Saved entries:

- - - -

@@ -262,27 +242,43 @@
 template <int KC>
 __device__ __forceinline__ void km_trials_body(const KmChain& a, int c) {
   __shared__ double mean[KC], crow[8][KC], csq[8], sm[kKmW];
-  const int tid = threadIdx.x, r = blockIdx.x * kKmT + tid;
-  km_mean(a, mean);
+  __shared__ int rows[8];
+  const int tid = threadIdx.x, r = blockIdx.x * kKmT + tid, k = a.k;
   double v[KC];
   km_load_row<KC>(a, r, v);
   const double xs = r < a.n ? a.xsq[r] : 0.0;
   const double cl = r < a.n ? a.closest[r] : 0.0;
-  __syncthreads();
-  for (int e = tid; e < a.trials * a.k; e += kKmT) {
-    const int t = e / a.k, j = e - t * a.k;
-    crow[t][j] = a.ET[(size_t)j * a.lde + a.cand[c & 1][t]] - mean[j];
+  const double mu = tid < k ? a.meang[tid] : 0.0;
+  const int cd = tid < a.trials ? a.cand[c & 1][tid] : 0;
+  if (tid < k) mean[tid] = mu;
+  if (tid < a.trials) rows[tid] = cd;
+  __syncthreads();
+  double cv[2] = {0.0, 0.0};
+#pragma unroll
+  for (int u = 0; u < 2; ++u) {
+    const int e = tid + u * kKmT, ec = e < a.trials * k ? e : a.trials * k - 1;
+    cv[u] = a.ET[(size_t)(ec % k) * a.lde + rows[ec / k]];
+  }
+#pragma unroll
+  for (int u = 0; u < 2; ++u) {
+    const int e = tid + u * kKmT;
+    if (e < a.trials * k) {
+      const double x = cv[u] - mean[e % k];
+      crow[e / k][e % k] = x;
+      if (blockIdx.x == 0) a.rows[e] = x;
+    }
   }
   __syncthreads();
   if (tid < a.trials) {
     double s2 = 0.0;
-    for (int j = 0; j < a.k; ++j) s2 += crow[tid][j] * crow[tid][j];
+    for (int j = 0; j < k; ++j) s2 += crow[tid][j] * crow[tid][j];
     csq[tid] = s2;
+    if (blockIdx.x == 0) a.rows[kKmCsq + tid] = s2;
   }
   __syncthreads();
   for (int t = 0; t < a.trials; ++t) {
     double d = 0.0;
-    if (r < a.n) d = fmin(cl, km_dist<KC>(v, mean, crow[t], csq[t], xs, a.k));
+    if (r < a.n) d = fmin(cl, km_dist<KC>(v, mean, crow[t], csq[t], xs, k));
     const double tot = block_sum<kKmW>(d, sm);
     if (tid == 0) a.pT[(size_t)blockIdx.x * 8 + t] = tot;
   }
@@ -341,25 +337,40 @@
   extern __shared__ __attribute__((aligned(16))) double dyn[];
   double* vals = dyn;
   int* labs = reinterpret_cast<int*>(vals + kKmT * KC);
-  __shared__ double mean[KC], cent[KC * KC], cnorm[KC], pots[8];
-  __shared__ int seeds[KC];
+  constexpr int kPer = (KC * KC + kKmT - 1) / kKmT;
+  __shared__ double mean[KC], cent[KC * KC], cnorm[KC], pots[8], tc[8 * KC];
   const int tid = threadIdx.x, r = blockIdx.x * kKmT + tid, k = a.k;
-  km_mean(a, mean);
   double v[KC];
   km_load_row<KC>(a, r, v);
-  __syncthreads();
+  const double mu = tid < k ? a.meang[tid] : 0.0;
+  const int nold = k > 1 ? (k - 1) * k : k * k;
+  double cv[kPer], tcv[2] = {0.0, 0.0};
+#pragma unroll
+  for (int u = 0; u < kPer; ++u) {
+    const int e = tid + u * kKmT;
+    cv[u] = e < nold ? a.rows[kKmCent + (e / k) * 32 + e % k] : 0.0;
+  }
+  double pot = 0.0;
   if (k > 1) {
-    const int best = km_best_trial(a, pots);
-    if (tid == 0) {
-      seeds[k - 1] = a.cand[(k - 1) & 1][best];
-      if (blockIdx.x == 0) a.seeds[k - 1] = seeds[k - 1];
-    }
-  }
-  if (tid < k - 1 || (k == 1 && tid == 0)) seeds[tid] = a.seeds[tid];
-  __syncthreads();
-  for (int e = tid; e < k * k; e += kKmT) {
-    const int c2 = e / k, j = e - c2 * k;
-    cent[e] = a.ET[(size_t)j * a.lde + seeds[c2]] - mean[j];
+#pragma unroll
+    for (int u = 0; u < 2; ++u) tcv[u] = a.rows[tid + u * kKmT];
+    if (tid < a.trials) pot = ordered_sum(a.pT + tid, 8, a.G);
+    if (tid < a.trials) pots[tid] = pot;
+#pragma unroll
+    for (int u = 0; u < 2; ++u)
+      if (tid + u * kKmT < a.trials * k) tc[tid + u * kKmT] = tcv[u];
+  }
+  if (tid < k) mean[tid] = mu;
+#pragma unroll
+  for (int u = 0; u < kPer; ++u) {
+    const int e = tid + u * kKmT;
+    if (e < nold) cent[e] = cv[u];
+  }
+  __syncthreads();
+  if (k > 1 && tid < k) {
+    const double x = tc[km_argmin(pots, a.trials) * k + tid];
+    cent[(k - 1) * k + tid] = x;
+    if (blockIdx.x == 0) a.rows[kKmCent + (k - 1) * 32 + tid] = x;
   }
   __syncthreads();
   if (tid < k) {
@@ -400,55 +411,67 @@
   extern __shared__ __attribute__((aligned(16))) double dyn[];
   double* vals = dyn;
   int* labs = reinterpret_cast<int*>(vals + kKmT * KC);
-  __shared__ double mean[KC], cent[KC * KC], cnorm[KC], tot[KC * KC + 2 * KC], sm[kKmW];
+  constexpr int kPer = (KC * KC + kKmT - 1) / kKmT;
+  __shared__ double mean[KC], cent[KC * KC], cnorm[KC], tot[KC * KC + 2 * KC + 1], sm[kKmW];
   __shared__ double zero[KC];
-  __shared__ int seeds[KC];
-  __shared__ int s_done;
   const int tid = threadIdx.x, r = blockIdx.x * kKmT + tid, k = a.k;
+  const int nsum = k * k + 2 * k;
   if (a.info[8] != 0) return;
-  const int nsum = k * k + 2 * k;
+  const int z = km_opaque_zero();
   double v[KC];
   km_load_row<KC>(a, r, v);
+  const double prev = it >= 2 ? a.meand[it - 2 + z] : 0.0;
+  const double mu = (it == 0 && tid < k) ? a.meang[tid] : 0.0;
+  double pc[kPer];
+#pragma unroll
+  for (int u = 0; u < kPer; ++u) {
+    const int e = tid + u * kKmT;
+    pc[u] = 0.0;
+    if (e < k * k)
+      pc[u] = it == 0 ? a.rows[kKmCent + (e / k) * 32 + e % k] : a.cent[(it - 1) & 1][e];
+  }
+  const int nent = nsum + (it > 0 ? 1 : 0);
+  for (int base = 0; base < nent; base += kKmT) {
+    const int e = base + tid, ec = e < nent ? e : nent - 1;
+    const double sum = ordered_sum(ec < nsum ? a.pS[it & 1] + ec : a.pD[it & 1],
+                                   ec < nsum ? nsum : 1, a.G);
+    if (e < nent) tot[e] = sum;
+  }
   if (tid < KC) zero[tid] = 0.0;
+  if (it == 0 && tid < k) mean[tid] = mu;
+  __syncthreads();
   if (it > 0) {
-    if (tid == 0) {
-      const double mean_d = km_ordered_sum(a.pD[it & 1], 1, a.G) / (double)a.n;
-      const double prev = it >= 2 ? a.meand[it - 2] : 0.0;
-      s_done = ((mean_d <= prev && mean_d >= (1.0 - 0.001) * prev) || it - 1 == a.max_iter)
-                   ? 1 : 0;
+    const double mean_d = tot[nsum] / (double)a.n;
+    const bool done =
+        (mean_d <= prev && mean_d >= (1.0 - 0.001) * prev) || it - 1 == a.max_iter;
+    if (blockIdx.x == 0 && tid == 0) {
+      a.meand[it - 1] = mean_d;
+      if (done) {
+        a.info[0] = it;
+        a.info[8] = 1;
+      }
+    }
+    if (done) {
       if (blockIdx.x == 0) {
-        a.meand[it - 1] = mean_d;
-        if (s_done) {
-          a.info[0] = it;
-          a.info[8] = 1;
-        }
+#pragma unroll
+        for (int u = 0; u < kPer; ++u)
+          if (tid + u * kKmT < k * k) a.centroids_out[tid + u * kKmT] = pc[u];
       }
-    }
-    __syncthreads();
-    if (s_done) {
-      if (blockIdx.x == 0)
-        for (int e = tid; e < k * k; e += kKmT)
-          a.centroids_out[e] = a.cent[(it - 1) & 1][e];
       return;
     }
   }
-  for (int e = tid; e < nsum; e += kKmT) tot[e] = km_ordered_sum(a.pS[it & 1] + e, nsum, a.G);
-  if (it == 0) {
-    km_mean(a, mean);
-    if (tid < k) seeds[tid] = a.seeds[tid];
-    __syncthreads();
-    for (int e = tid; e < k * k; e += kKmT) {
+#pragma unroll
+  for (int u = 0; u < kPer; ++u) {
+    const int e = tid + u * kKmT;
+    if (e < k * k) {
       const int c2 = e / k, j = e - c2 * k;
       const double count = tot[k * k + c2];
-      const double seedv = a.ET[(size_t)j * a.lde + seeds[c2]] - mean[j];
-      cent[e] = (count > 0.0 ? tot[e] / count : seedv) + mean[j];
-    }
-  } else {
-    __syncthreads();
-    for (int e = tid; e < k * k; e += kKmT) {
-      const int c2 = e / k;
-      const double count = tot[k * k + c2], nz = tot[k * k + k + c2];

- - - -

[About this exercise] Set down, from the entries above, exactly the lines from the one with "kKmT + tid;" up to and including the one with "1][tid] : 0;", and no other lines.

[Exercise output]
-  const int tid = threadIdx.x, r = blockIdx.x * kKmT + tid;
-  km_mean(a, mean);
+  __shared__ int rows[8];
+  const int tid = threadIdx.x, r = blockIdx.x * kKmT + tid, k = a.k;
   double v[KC];
   km_load_row<KC>(a, r, v);
   const double xs = r < a.n ? a.xsq[r] : 0.0;
   const double cl = r < a.n ? a.closest[r] : 0.0;
-  __syncthreads();
-  for (int e = tid; e < a.trials * a.k; e += kKmT) {
-    const int t = e / a.k, j = e - t * a.k;
-    crow[t][j] = a.ET[(size_t)j * a.lde + a.cand[c & 1][t]] - mean[j];
+  const double mu = tid < k ? a.meang[tid] : 0.0;
+  const int cd = tid < a.trials ? a.cand[c & 1][tid] : 0;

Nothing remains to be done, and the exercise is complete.